RECORDS FOR THE EXERCISE START

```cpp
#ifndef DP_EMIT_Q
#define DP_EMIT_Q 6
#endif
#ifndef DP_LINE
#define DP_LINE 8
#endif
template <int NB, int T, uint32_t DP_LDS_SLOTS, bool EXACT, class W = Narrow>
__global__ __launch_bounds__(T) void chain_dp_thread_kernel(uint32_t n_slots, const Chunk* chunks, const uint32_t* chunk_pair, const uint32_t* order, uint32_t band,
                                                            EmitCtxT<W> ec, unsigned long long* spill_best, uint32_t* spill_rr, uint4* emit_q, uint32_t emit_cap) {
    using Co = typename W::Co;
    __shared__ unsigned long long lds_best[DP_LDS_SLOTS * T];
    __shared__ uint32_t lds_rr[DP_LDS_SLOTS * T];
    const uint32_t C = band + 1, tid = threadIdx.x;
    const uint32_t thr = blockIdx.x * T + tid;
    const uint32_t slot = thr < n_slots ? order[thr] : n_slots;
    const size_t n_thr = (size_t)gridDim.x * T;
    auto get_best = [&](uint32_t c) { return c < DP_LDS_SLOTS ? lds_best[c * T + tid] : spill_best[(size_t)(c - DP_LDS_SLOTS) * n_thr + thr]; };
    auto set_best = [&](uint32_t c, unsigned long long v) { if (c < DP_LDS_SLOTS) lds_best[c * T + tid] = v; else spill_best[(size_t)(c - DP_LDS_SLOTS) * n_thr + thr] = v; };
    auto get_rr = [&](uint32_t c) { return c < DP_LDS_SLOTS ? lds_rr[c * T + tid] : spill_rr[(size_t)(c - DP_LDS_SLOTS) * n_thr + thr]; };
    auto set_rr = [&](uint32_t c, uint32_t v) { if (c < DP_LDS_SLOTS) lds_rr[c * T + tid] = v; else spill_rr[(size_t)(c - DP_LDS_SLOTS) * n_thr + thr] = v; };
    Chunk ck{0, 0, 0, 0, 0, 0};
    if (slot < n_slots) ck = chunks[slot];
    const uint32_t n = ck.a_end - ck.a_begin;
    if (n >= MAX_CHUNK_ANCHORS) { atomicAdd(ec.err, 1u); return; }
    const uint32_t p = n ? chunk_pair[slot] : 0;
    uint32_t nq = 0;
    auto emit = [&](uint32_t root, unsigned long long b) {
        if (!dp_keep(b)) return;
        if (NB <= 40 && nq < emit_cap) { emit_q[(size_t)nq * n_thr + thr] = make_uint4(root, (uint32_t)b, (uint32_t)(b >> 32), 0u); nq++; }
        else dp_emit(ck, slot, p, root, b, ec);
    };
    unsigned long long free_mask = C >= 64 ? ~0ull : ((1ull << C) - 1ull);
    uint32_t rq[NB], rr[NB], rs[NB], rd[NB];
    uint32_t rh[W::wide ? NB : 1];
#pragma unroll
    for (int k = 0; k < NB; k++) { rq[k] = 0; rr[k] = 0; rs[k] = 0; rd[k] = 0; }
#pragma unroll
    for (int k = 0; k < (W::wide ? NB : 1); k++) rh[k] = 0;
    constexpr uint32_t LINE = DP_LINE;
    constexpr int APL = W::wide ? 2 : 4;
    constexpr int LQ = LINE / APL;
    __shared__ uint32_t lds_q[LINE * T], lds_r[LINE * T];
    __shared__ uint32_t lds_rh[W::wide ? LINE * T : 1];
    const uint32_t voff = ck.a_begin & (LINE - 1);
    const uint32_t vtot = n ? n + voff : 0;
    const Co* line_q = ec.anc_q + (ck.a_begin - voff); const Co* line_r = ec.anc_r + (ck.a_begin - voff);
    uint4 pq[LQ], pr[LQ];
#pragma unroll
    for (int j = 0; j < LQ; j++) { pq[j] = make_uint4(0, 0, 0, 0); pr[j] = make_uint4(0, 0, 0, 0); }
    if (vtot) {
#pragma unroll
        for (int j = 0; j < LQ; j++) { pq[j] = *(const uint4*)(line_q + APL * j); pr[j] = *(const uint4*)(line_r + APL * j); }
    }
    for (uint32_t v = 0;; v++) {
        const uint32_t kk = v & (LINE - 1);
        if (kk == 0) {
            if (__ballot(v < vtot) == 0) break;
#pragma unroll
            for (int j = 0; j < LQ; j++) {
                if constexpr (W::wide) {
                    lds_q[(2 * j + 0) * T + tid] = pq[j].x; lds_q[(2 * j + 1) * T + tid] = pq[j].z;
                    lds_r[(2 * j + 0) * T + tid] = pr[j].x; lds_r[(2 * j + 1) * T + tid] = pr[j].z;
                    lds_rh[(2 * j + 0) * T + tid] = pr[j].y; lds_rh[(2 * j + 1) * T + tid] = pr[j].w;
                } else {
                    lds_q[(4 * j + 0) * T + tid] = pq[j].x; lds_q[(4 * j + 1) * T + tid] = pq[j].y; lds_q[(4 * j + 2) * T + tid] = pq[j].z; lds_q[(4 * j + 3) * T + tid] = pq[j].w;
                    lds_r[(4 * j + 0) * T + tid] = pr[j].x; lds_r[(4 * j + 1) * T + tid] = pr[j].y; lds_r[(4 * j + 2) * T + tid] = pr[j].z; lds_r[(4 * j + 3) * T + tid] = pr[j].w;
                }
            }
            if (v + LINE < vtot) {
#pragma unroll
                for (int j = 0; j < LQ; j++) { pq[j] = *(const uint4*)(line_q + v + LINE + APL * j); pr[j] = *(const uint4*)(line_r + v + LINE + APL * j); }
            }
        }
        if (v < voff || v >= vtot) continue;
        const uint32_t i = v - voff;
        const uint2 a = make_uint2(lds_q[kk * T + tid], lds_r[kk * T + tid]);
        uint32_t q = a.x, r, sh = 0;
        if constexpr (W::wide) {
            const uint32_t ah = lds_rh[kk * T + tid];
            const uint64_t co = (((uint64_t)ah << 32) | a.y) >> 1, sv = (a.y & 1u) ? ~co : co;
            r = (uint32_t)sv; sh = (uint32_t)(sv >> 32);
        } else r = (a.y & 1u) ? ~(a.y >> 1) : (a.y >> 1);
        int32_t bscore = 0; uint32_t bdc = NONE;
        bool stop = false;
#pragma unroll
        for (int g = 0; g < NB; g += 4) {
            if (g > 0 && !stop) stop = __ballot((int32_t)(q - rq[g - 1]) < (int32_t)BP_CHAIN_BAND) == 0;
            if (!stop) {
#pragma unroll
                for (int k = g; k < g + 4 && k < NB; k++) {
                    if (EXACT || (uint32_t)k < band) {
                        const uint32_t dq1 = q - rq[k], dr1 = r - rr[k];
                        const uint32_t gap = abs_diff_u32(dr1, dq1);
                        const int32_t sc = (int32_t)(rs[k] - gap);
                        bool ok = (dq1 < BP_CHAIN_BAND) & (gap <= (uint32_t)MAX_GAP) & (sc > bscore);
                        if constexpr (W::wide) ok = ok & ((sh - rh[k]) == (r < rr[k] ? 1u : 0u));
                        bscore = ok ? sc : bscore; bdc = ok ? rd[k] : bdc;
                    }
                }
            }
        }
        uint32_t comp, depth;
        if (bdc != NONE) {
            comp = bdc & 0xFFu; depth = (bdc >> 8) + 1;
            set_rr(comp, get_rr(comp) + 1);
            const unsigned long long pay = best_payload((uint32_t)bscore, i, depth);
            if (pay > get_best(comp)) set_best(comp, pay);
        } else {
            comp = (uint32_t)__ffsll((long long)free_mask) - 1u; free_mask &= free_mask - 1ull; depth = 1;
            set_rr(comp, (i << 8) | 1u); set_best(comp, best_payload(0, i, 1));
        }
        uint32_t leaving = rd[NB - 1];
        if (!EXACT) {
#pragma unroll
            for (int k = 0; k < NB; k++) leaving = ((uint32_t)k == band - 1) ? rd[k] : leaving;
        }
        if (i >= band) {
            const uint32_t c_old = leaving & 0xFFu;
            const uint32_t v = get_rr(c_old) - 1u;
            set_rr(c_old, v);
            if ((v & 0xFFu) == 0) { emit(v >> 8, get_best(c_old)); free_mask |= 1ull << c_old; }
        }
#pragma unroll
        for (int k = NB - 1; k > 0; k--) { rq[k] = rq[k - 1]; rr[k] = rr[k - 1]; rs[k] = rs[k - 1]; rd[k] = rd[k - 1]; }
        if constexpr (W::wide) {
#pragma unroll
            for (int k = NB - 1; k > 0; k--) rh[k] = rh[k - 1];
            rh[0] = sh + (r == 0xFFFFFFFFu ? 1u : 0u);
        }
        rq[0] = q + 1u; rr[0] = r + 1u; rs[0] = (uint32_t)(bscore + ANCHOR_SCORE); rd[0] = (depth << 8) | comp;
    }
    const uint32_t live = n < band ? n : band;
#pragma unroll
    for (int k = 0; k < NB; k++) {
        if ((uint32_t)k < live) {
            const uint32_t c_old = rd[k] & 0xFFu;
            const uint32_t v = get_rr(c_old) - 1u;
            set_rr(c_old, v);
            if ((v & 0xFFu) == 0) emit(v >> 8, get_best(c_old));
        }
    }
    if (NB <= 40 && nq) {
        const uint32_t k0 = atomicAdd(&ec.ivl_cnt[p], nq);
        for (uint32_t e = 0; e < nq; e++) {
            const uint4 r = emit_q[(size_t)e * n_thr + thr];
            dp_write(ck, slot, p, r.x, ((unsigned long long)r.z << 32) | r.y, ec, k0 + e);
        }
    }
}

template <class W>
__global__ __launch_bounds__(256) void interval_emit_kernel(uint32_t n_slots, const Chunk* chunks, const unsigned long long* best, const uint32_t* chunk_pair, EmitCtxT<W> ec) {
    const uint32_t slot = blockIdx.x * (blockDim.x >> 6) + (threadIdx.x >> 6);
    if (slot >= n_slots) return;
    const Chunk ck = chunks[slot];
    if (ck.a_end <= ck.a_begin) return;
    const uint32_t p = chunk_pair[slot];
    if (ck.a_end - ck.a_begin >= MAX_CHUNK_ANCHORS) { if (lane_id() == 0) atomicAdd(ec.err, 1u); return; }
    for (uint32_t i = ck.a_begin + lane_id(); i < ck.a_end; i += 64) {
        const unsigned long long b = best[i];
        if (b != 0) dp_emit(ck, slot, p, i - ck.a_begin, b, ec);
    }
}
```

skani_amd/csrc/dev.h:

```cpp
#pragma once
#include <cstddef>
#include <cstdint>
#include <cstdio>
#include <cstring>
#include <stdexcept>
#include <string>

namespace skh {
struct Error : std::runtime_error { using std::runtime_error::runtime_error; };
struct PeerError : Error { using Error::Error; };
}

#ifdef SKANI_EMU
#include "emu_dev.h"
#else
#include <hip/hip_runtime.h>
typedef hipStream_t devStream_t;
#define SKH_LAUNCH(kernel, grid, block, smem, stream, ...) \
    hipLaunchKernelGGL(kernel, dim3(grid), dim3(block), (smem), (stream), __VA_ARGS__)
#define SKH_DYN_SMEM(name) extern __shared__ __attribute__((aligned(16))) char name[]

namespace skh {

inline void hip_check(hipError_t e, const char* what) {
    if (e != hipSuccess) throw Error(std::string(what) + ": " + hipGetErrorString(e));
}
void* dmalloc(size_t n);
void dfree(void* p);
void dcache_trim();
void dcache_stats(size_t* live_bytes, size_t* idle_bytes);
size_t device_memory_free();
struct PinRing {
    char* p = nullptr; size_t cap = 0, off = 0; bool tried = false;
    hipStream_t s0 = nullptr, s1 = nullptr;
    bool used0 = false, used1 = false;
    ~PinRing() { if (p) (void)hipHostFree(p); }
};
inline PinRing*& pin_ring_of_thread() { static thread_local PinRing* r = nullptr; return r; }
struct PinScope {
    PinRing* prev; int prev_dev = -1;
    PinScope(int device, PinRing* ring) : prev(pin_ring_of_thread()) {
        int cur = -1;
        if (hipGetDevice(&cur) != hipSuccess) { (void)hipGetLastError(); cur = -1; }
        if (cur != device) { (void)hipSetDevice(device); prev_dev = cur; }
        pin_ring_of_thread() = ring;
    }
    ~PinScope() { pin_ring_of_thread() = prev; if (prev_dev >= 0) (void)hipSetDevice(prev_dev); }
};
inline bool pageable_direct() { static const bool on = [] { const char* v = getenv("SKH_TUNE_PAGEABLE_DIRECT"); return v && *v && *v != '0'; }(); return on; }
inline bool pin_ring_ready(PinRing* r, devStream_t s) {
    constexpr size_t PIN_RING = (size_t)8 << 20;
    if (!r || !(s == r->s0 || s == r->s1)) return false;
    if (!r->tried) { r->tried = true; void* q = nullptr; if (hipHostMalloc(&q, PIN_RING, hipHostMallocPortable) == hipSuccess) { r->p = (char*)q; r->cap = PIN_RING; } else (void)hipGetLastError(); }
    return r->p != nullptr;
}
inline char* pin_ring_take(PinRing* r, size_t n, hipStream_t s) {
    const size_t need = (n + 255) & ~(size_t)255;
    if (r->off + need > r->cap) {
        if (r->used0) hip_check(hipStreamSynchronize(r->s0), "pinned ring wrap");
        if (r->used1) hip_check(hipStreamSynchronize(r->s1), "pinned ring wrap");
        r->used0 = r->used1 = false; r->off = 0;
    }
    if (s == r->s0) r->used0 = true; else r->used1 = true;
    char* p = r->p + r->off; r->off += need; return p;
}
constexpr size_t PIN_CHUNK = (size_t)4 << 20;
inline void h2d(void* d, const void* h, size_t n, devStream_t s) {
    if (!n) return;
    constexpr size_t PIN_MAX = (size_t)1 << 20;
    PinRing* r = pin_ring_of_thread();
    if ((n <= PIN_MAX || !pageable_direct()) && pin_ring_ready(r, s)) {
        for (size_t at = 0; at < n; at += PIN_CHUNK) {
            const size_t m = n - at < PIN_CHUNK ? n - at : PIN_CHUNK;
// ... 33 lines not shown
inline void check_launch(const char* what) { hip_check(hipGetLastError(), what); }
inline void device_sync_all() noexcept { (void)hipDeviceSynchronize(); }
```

RECORDS FOR THE EXERCISE END

REQUIRED WORK:
Copy each line above containing the string "what".

SOLUTION BELOW:
inline void hip_check(hipError_t e, const char* what) {
    if (e != hipSuccess) throw Error(std::string(what) + ": " + hipGetErrorString(e));
inline void check_launch(const char* what) { hip_check(hipGetLastError(), what); }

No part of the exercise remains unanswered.